Not as drastic as the headline makes it out to be, or at least so they claim.

“We acquired Tumblr to benefit from its differences and strengths, not to water it down. We love Tumblr’s streamlined posting experience and its current product direction,” the post explained. “We’re not changing that. We’re talking about running Tumblr’s backend on WordPress. You won’t even notice a difference from the outside,” it noted.

We'll see how that actually works out. Tumblr’s backend has always seemed rather... makeshift, so I'm curious to see how they manage to do that. Given Tumblr’s technical eccentricities, a backend migration could probably do a lot of good for the functionality of the site, if done properly. I have my doubts that WordPress' engineers will be given the time and resources to do a full overhaul/refactor though, so I'm fully expecting even more janky, barely functional code stapling the two systems together.

[–] catloaf@lemm.ee 64 points 2 months ago (16 children)

WordPress is built on decades of hacky code, probably more so than Tumblr. I would be shocked if this is an improvement.

[–] eager_eagle@lemmy.world 12 points 2 months ago* (last edited 2 months ago) (4 children)

my thoughts exactly. Who in their sane mind sees WordPress as a solid foundation for anything?

you must be truly desperate to come to me for help.

~~Loki~~ WP

[–] Peepolo@lemmy.world 7 points 2 months ago (1 children)

Most large publishing companies, the white house and various government departments all use WordPress for their main sites.
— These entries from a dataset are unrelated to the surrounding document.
# visinf/da-sac

Hardware: AMD Instinct MI355X
Metric: train images/sec (769x769, 19-cls, RN101 DeepLabv2, K=3) (higher is better)
Workload: dtype f32

## Files before the change

### da-sac_amd/csrc/winograd.hip

```cpp
#include "conv_common.hpp"
#include "winograd_index.hpp"

namespace dasac {
namespace wino {

constexpr int kBlock = 256;

__device__ __forceinline__ float ld(__amdgpu_buffer_rsrc_t r, unsigned voff) {
  return __uint_as_float(__builtin_amdgcn_raw_buffer_load_b32(r, voff, 0, 0));
}
__device__ __forceinline__ void st(__amdgpu_buffer_rsrc_t r, unsigned voff, float v) {
  __builtin_amdgcn_raw_buffer_store_b32(__float_as_uint(v), r, voff, 0, 0);
}

__global__ __launch_bounds__(kBlock) void filter_transform(const float* __restrict__ Wt, const float* __restrict__ scale,
                                                            float* __restrict__ U, int Cout, int Cin, int Mpad, int Kpad, int mode,
                                                            unsigned w_bytes, unsigned u_bytes) {
  const int idx = blockIdx.x * kBlock + threadIdx.x;
  const int per_point = Kpad * Mpad;
  if (idx >= per_point) return;
  const __amdgpu_buffer_rsrc_t rw = make_rsrc(Wt, w_bytes), ru = make_rsrc(U, u_bytes);
  const int row4 = Mpad * 4;
  const int kq = idx / row4, rem = idx - kq * row4;
  const int m = rem >> 2, k = kq * 4 + (rem & 3);
// ... 136 lines not shown
    for (int s = c; s < splits; s += 64) sv += ld(rs, (unsigned)(s * M + co) * 4u);
    sv = wave_sum(sv);
    if (c == 0) st(make_rsrc(sum_dz, (unsigned)M * 4u), (unsigned)co * 4u, sv);
  }
  __shared__ float red[4][16][64];
  __shared__ float grad[64 * 9];
  float acc[16];
#pragma unroll
  for (int pt = 0; pt < 16; ++pt) acc[pt] = 0.f;
  const unsigned point = (unsigned)(M * C), slab = 16u * point;
  const unsigned e0 = (unsigned)(co * C + ci0 + c);
  for (int s = q; s < splits; s += 4)
#pragma unroll
    for (int pt = 0; pt < 16; ++pt) acc[pt] += ld(rp, ((unsigned)s * slab + (unsigned)pt * point + e0) * 4u);
#pragma unroll
  for (int pt = 0; pt < 16; ++pt) red[q][pt][c] = acc[pt];
  __syncthreads();
  if (q == 0) {
    float p[4][4];
#pragma unroll
    for (int pt = 0; pt < 16; ++pt) p[pt >> 2][pt & 3] = (red[0][pt][c] + red[1][pt][c]) + (red[2][pt][c] + red[3][pt][c]);
    float r[3][4];
#pragma unroll
    for (int b = 0; b < 4; ++b) {
      r[0][b] = p[0][b] + 0.5f * (p[1][b] + p[2][b]);
      r[1][b] = 0.5f * (p[1][b] - p[2][b]);
      r[2][b] = 0.5f * (p[1][b] + p[2][b]) + p[3][b];
    }
#pragma unroll
    for (int a = 0; a < 3; ++a) {
      grad[c * 9 + a * 3 + 0] = r[a][0] + 0.5f * (r[a][1] + r[a][2]);
      grad[c * 9 + a * 3 + 1] = 0.5f * (r[a][1] - r[a][2]);
      grad[c * 9 + a * 3 + 2] = 0.5f * (r[a][1] + r[a][2]) + r[a][3];
    }
  }
  __syncthreads();
  const float sc = scale ? ld(make_rsrc(scale, (unsigned)M * 4u), (unsigned)co * 4u) : 1.f;
  float part = 0.f;
  for (int e = tx; e < 64 * 9; e += kBlock) {
    const unsigned off = ((unsigned)(co * C + ci0) * 9u + (unsigned)e) * 4u;
    if (dot) part += grad[e] * ld(rw, off);
    st(rd, off, grad[e] * sc);
  }
  if (dot) {
    __shared__ float redd[4];
    part = wave_sum(part);
    if (c == 0) redd[q] = part;
    __syncthreads();
    if (tx == 0) st(make_rsrc(dot, (unsigned)((C / 64) * M) * 4u), (unsigned)(blockIdx.x * M + co) * 4u, (redd[0] + redd[1]) + (redd[2] + redd[3]));
  }
}

}
}

using namespace dasac;
using dasac::wino::Geom;

static int wino_geom(Geom& g, const char* who, int Nb, int C, int M, int H, int W, int dilation) {
  DASAC_REQUIRE(Nb > 0 && C > 0 && M > 0 && H > 0 && W > 0 && dilation > 0, "%s: bad geometry", who);
  DASAC_REQUIRE((int64_t)Nb * H * W < (1ll << 30), "%s: more than 2^30 pixels", who);
  g = wino::make_geom(Nb, H, W, dilation);
  const int64_t cmax = C > M ? C : M;
  DASAC_REQUIRE(16 * cmax * (int64_t)g.T * 4 <= wino::kMaxBytes && cmax * (int64_t)Nb * H * W * 4 <= wino::kMaxBytes,
                "%s: a tensor exceeds the 4 GiB buffer-descriptor window", who);
  return DASAC_OK;
// ... 68 lines not shown

extern "C" int dasac_winograd_grad_input(const float* dz, int Nb, int M, int H, int W, int dilation, float* dm, size_t dm_bytes,
                                         dasac_stream_t stream) {
  DASAC_REQUIRE(dz && dm, "winograd_grad_input: null pointer");
  Geom g;
  const int rc = wino_geom(g, "winograd_grad_input", Nb, M, M, H, W, dilation);
  if (rc) return rc;
  DASAC_REQUIRE(M <= 65535, "winograd_grad_input: more than 65535 channels");
  const size_t need = (size_t)16 * M * g.T * 4;
  if (dm_bytes < need) return fail(DASAC_EWORKSPACE, "winograd_grad_input: workspace too small (%zu < %zu)", dm_bytes, need);
  hipLaunchKernelGGL(wino::grad_transform, dim3((g.T + wino::kBlock - 1) / wino::kBlock, M), dim3(wino::kBlock), 0, as_stream(stream), dz,
                     dm, g, M, (unsigned)((int64_t)Nb * M * H * W * 4), (unsigned)need);
  DASAC_CHECK_LAUNCH("winograd grad_transform");
  return DASAC_OK;
}
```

Its the third party integrations that cause security issues, not the core code.

[–] sugar_in_your_tea@sh.itjust.works 2 points 2 months ago (1 children)

Yet the third party integrations are pretty much the whole point of WordPress.

[–] Peepolo@lemmy.world 2 points 2 months ago* (last edited 2 months ago) (1 children)

Indeed, but using poor ones or not keeping them updated is what causes the wrong opinion that WordPress isn't solid.

30% of the most popular 1000 websites are built on WordPress supposedly.

Sure, and who is vetting the plugins? How often are unmaintained plugins replaced in those popular websites? How quickly are vulnerabilities patched and applied?

The whole thing is easy to set up, but unlikely to be properly maintained.